## What the task asks
The lines to be copied are those below that contain "inline".

## Data for analysis
# jakubbober/discrete-curvature-rewiring

Hardware: AMD Instinct MI355X
Metric: SDRF iterations/sec (higher is better)
Workload: dtype f64; 1 GPU; S100k: preferential-attachment graph N=100000 m=10 E=999900 (PCG64 seed 12345), Balanced Forman curvature, full recompute every iteration, remove_edges=True, tau=163.0, removal_bound=0.95; parallelism=single GPU

## Files before the change

discrete-curvature-rewiring_amd/csrc/dcr_bfc_h2.hip:

```cpp
#include <algorithm>
#include <climits>
#include <cstdio>
#include <cstdlib>
#include <cstring>
#include <vector>

#include "dcr_bfc_common.h"

namespace dcr {

constexpr unsigned H2_EMPTY = 0xFFFFFFFFu;
constexpr unsigned H2_NBR = 0x80000000u;
constexpr int H2_CLASSES = 5;
constexpr int H2_WB = 4;
__device__ inline unsigned h2_rec_t(int T, int deg) { return (unsigned)T | ((unsigned)deg << 16); }
static_assert(H2_MAXDEG < 65536, "record packing");
constexpr int H2_SMALL_DEG = 64;
#ifndef H2_Q
#define H2_Q 2
#endif
#ifndef H2_QL
#define H2_QL 2
#endif
constexpr int H2_QCAP = 128;
// ... 943 lines not shown
    int pln = sc->pln;
#pragma unroll 1
    while (true) {
        const int i = lcur + lane;
        const unsigned item = i < ls.n ? ls.items[i] : 0xFFFFFFFFu;
        const bool mine = i < ls.n && (int)(item >> 19) == bidx;
        const int cnt = __popcll(__ballot(mine));
        if (cnt == 0) break;
        const int s = (int)(item & 0x1FFFu), r = (int)((item >> 13) & 63u);
        const unsigned w = mine ? t.key[s] : 0u;
        h2_settle<L1, EXS>(t, sc, mine, mine ? s : -1, r, w, pln, tk, al, tbase);
        lcur += cnt;
        if (cnt < 64) break;
    }
    if (lane == 0) sc->pln = pln;
    h2_wave_sync();
}

__device__ inline void h2_batch_begin(const H2Tasks tk, H2Alloc &al, H2Scratch *sc, int k, int &tbase, int &trow, int rev = -1) {
    const int lane = threadIdx.x & 63;
    const unsigned long long below = (1ull << lane) - 1ull;
    sc->rowT[lane] = 0;
    sc->rowPos[lane] = 0;
    sc->rowMx[lane] = 0;
    sc->rowRev[lane] = rev;
    if (lane == 0) sc->pln = 0;
    int dummy_c, dummy_p;
    const unsigned long long rows = __ballot(k >= 0);
    if (!h2_pool_reserve(tk, al, __popcll(rows), 0, 0, tbase, dummy_c, dummy_p)) tbase = -1;
    trow = __popcll(rows & below);
    sc->trank[lane] = (unsigned char)trow;
    trow += tbase;
}

template <int L1, int EXS, bool PARTS>
__device__ inline void h2_batch_end(const View &g, const H2Tasks tk, H2Alloc &al, int u, int2 ru, int i, int k, int2 rk, int tbase,
                                    int trow, int part, const H2Tab t, H2Scratch *sc, uint4 *rec, const unsigned *items = nullptr,
                                    int ifrom = 0, int ito = 0) {
    const int lane = threadIdx.x & 63;
    int T = sc->rowT[lane], pos = sc->rowPos[lane], mx = sc->rowMx[lane];
    const int rev = sc->rowRev[lane];
    bool listed = tbase >= 0 && k >= 0 && T > 0 && pos > 0 && rev >= 0 && rev < g.cap_total;
    int ep;
    const int Pn = h2_prefix(listed ? T : 0, ep);
    int p0 = 0;
    if (Pn > 0) {
        int dummy_t, dummy_c;
        if (!h2_pool_reserve(tk, al, 0, 0, Pn, dummy_t, dummy_c, p0)) listed = false;
    }
    if (__ballot(listed) != 0ull) {
        const int pln = sc->pln;
        if (pln <= H2_PLCAP) {
            sc->poff[lane] = listed ? p0 + ep : -1;
            h2_wave_sync();
            for (int j = lane; j < pln; j += 64) {
                const int r = sc->plr[j];
                if (sc->poff[r] >= 0) tk.part[atomicAdd(&sc->poff[r], 1)] = (int32_t)sc->plt[j];
            }
            h2_wave_sync();
        } else if (items) {
            sc->poff[lane] = listed ? p0 + ep : -1;
            h2_wave_sync();
            for (int j = ifrom + lane; j < ito; j += 64) {
                const unsigned item = items[j];
                const int s2 = (int)(item & 0x1FFFu), r = (int)((item >> 13) & 63u);
                if ((h2_cnt_get(t.cnt, s2) & 0x8000u) && sc->poff[r] >= 0) tk.part[atomicAdd(&sc->poff[r], 1)] = (int32_t)t.key[s2];
            }
            h2_wave_sync();
        } else {
            const bool shortrow = listed && rk.y <= H2_SHORT_ROW;
            if (shortrow) h2_partners_short<L1, EXS>(g, tk, u, rk, p0 + ep, T, t);
            unsigned long long todo = __ballot(listed && !shortrow);
            while (todo) {
                const int l = __ffsll((long long)todo) - 1;
                todo &= todo - 1;
                const int2 rv = make_int2(__shfl(rk.x, l), __shfl(rk.y, l));
                h2_partners_of_row<L1, EXS>(g, tk, u, rv, __shfl(p0 + ep, l), __shfl(T, l), t);
            }
        }
    }
    if (tbase >= 0 && k >= 0) {
        tk.task[trow] = listed ? make_uint4((unsigned)(ru.x + i), (unsigned)(p0 + ep), (unsigned)T, (unsigned)u | tk.retry_flag)
                               : make_uint4(0u, 0u, H2_TASK_VOID, 0u);
    }
    if (listed) {
        pos = 0;
        mx = 0;
    }
    if (k >= 0) {
        const int64_t slot = (int64_t)ru.x + i;
        if (rev < 0 || rev >= g.cap_total) {
            row_ok(g, make_int2(-1, rev), 33, u, k);
        } else if (!PARTS) {
            rec[slot] = make_uint4((unsigned)pos, (unsigned)mx, h2_rec_t(T, ru.y), (unsigned)rev);
        } else {
            unsigned *r4 = reinterpret_cast<unsigned *>(rec + slot);
            if (pos) atomicAdd(&r4[0], (unsigned)pos);
            if (mx) atomicMax(&r4[1], (unsigned)mx);
            if (part == 0) {
                r4[2] = h2_rec_t(T, ru.y);
                r4[3] = (unsigned)rev;
            }
        }
    }
}
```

## Answer to the problem
__device__ inline unsigned h2_rec_t(int T, int deg) { return (unsigned)T | ((unsigned)deg << 16); }
__device__ inline void h2_batch_begin(const H2Tasks tk, H2Alloc &al, H2Scratch *sc, int k, int &tbase, int &trow, int rev = -1) {
__device__ inline void h2_batch_end(const View &g, const H2Tasks tk, H2Alloc &al, int u, int2 ru, int i, int k, int2 rk, int tbase,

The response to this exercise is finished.